**Information supplied**
template <int TP>
__device__ __forceinline__ void fast_best_x2(const uint8_t *c0, const uint8_t *c1, int &best0, int &best1) {
    constexpr int off[16] = {3 * TP,  3 * TP + 1,  2 * TP + 2,  TP + 3,  3,  -TP + 3, -2 * TP + 2, -3 * TP + 1,
                             -3 * TP, -3 * TP - 1, -2 * TP - 2, -TP - 3, -3, TP - 3,  2 * TP - 2,  3 * TP - 1};
    uint32_t p[16], lo3[16], hi3[16];
#pragma unroll
    for (int k = 0; k < 16; k++) p[k] = __byte_perm(c0[off[k]], c1[off[k]], 0x5410);
#pragma unroll
    for (int s = 0; s < 16; s++) {
        lo3[s] = __vimin3_s16x2(p[s], p[(s + 1) & 15], p[(s + 2) & 15]);
        hi3[s] = __vimax3_s16x2(p[s], p[(s + 1) & 15], p[(s + 2) & 15]);
    }
    uint32_t max_of_min = 0u, min_of_max = 0x7fff7fffu;
#pragma unroll
    for (int s = 0; s < 16; s += 2) {
        const uint32_t l0 = __vimin3_s16x2(lo3[s], lo3[(s + 3) & 15], lo3[(s + 6) & 15]);
        const uint32_t l1 = __vimin3_s16x2(lo3[s + 1], lo3[(s + 4) & 15], lo3[(s + 7) & 15]);
        const uint32_t h0 = __vimax3_s16x2(hi3[s], hi3[(s + 3) & 15], hi3[(s + 6) & 15]);
        const uint32_t h1 = __vimax3_s16x2(hi3[s + 1], hi3[(s + 4) & 15], hi3[(s + 7) & 15]);
        max_of_min = __vimax3_s16x2(max_of_min, l0, l1);
        min_of_max = __vimin3_s16x2(min_of_max, h0, h1);
    }
    const int v0 = c0[0], v1 = c1[0];
    best0 = max(v0 - (int)(min_of_max & 0xFFFF), (int)(max_of_min & 0xFFFF) - v0);
    best1 = max(v1 - (int)(min_of_max >> 16), (int)(max_of_min >> 16) - v1);
}

template <bool kTma>
__global__ void __launch_bounds__(kFastThreads, kFastCtasPerSm) fast_segments_kernel(ImgSet S, FastPlan P, const SegRec *__restrict__ segs,
                                                                     const __grid_constant__ TmaMaps M) {
    constexpr int TP = kFastTilePitch, TW = TP / 4, SP = kFastScorePitch, T = kFastThreads;
    pdl_enter();
    extern __shared__ __align__(128) uint32_t fast_smem[];
    uint32_t *tile32 = fast_smem;
    uint8_t *score = (uint8_t *)(tile32 + P.tile_rows * TW);
    uint16_t *pre = (uint16_t *)(score + P.score_rows * SP);
    uint16_t *det = pre + P.list_cap;
    __shared__ int n_pre, n_det;
    __shared__ int cell_surv[kFastMaxCells];
    __shared__ uint64_t bar;
    const uint8_t *tile = (const uint8_t *)tile32;

    const uint4 rec = __ldg((const uint4 *)segs + blockIdx.x);
    const int ini_x = (short)(rec.x & 0xFFFF), ini_y = (short)(rec.x >> 16), tw = (short)(rec.y & 0xFFFF);
    const int sh = (rec.y >> 16) & 0xFF, level = rec.y >> 24, n_cells = rec.z & 0xFF, w_cell = (rec.z >> 8) & 0xFF;
    const int inv_w = rec.z >> 16, th = sh - 6;
    const FastLevel &F = P.lv[level];
    const int img = blockIdx.y, tid = threadIdx.x, lane = tid & 31, warp = tid >> 5;
    const int xa = (ini_x - 4) & ~15;
// ... 821 lines not shown
    if (y < 0) a = __fsub_rn(360.f, a);
    return a;
}

constexpr int kUmax[16] = {15, 15, 15, 15, 14, 14, 14, 13, 13, 12, 11, 10, 9, 8, 6, 3};
constexpr bool disc_is_symmetric() {
    for (int u = 0; u < 16; u++)
        for (int v = 0; v < 16; v++)
            if ((u <= kUmax[v]) != (v <= kUmax[u])) return false;
    return true;
}
static_assert(disc_is_symmetric(), "IC_Angle disc must be symmetric");
struct DiscTable {
    uint32_t u[16][8], in[16][8];
};
constexpr DiscTable make_disc_table() {
    DiscTable t{};
    for (int v = 0; v < 16; v++)
        for (int j = 0; j < 8; j++)
            for (int k = 0; k < 4; k++) {
                const int u = -kHalfPatch + 4 * j + k, au = u < 0 ? -u : u;
                if (au <= kUmax[v]) {
                    t.u[v][j] |= (uint32_t)(u & 0xFF) << (8 * k);
                    t.in[v][j] |= 1u << (8 * k);
                }
            }
    return t;
}
__device__ const DiscTable g_disc = make_disc_table();

__device__ __forceinline__ int dp4a_u8s8(uint32_t pix, uint32_t w, int acc) {
    int d;
    asm("dp4a.u32.s32 %0, %1, %2, %3;" : "=r"(d) : "r"(pix), "r"(w), "r"(acc));
    return d;
}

**What the task requires**
Among the records, find every line with the word "bool" and copy it.

**Completed exercise**
template <bool kTma>
constexpr bool disc_is_symmetric() {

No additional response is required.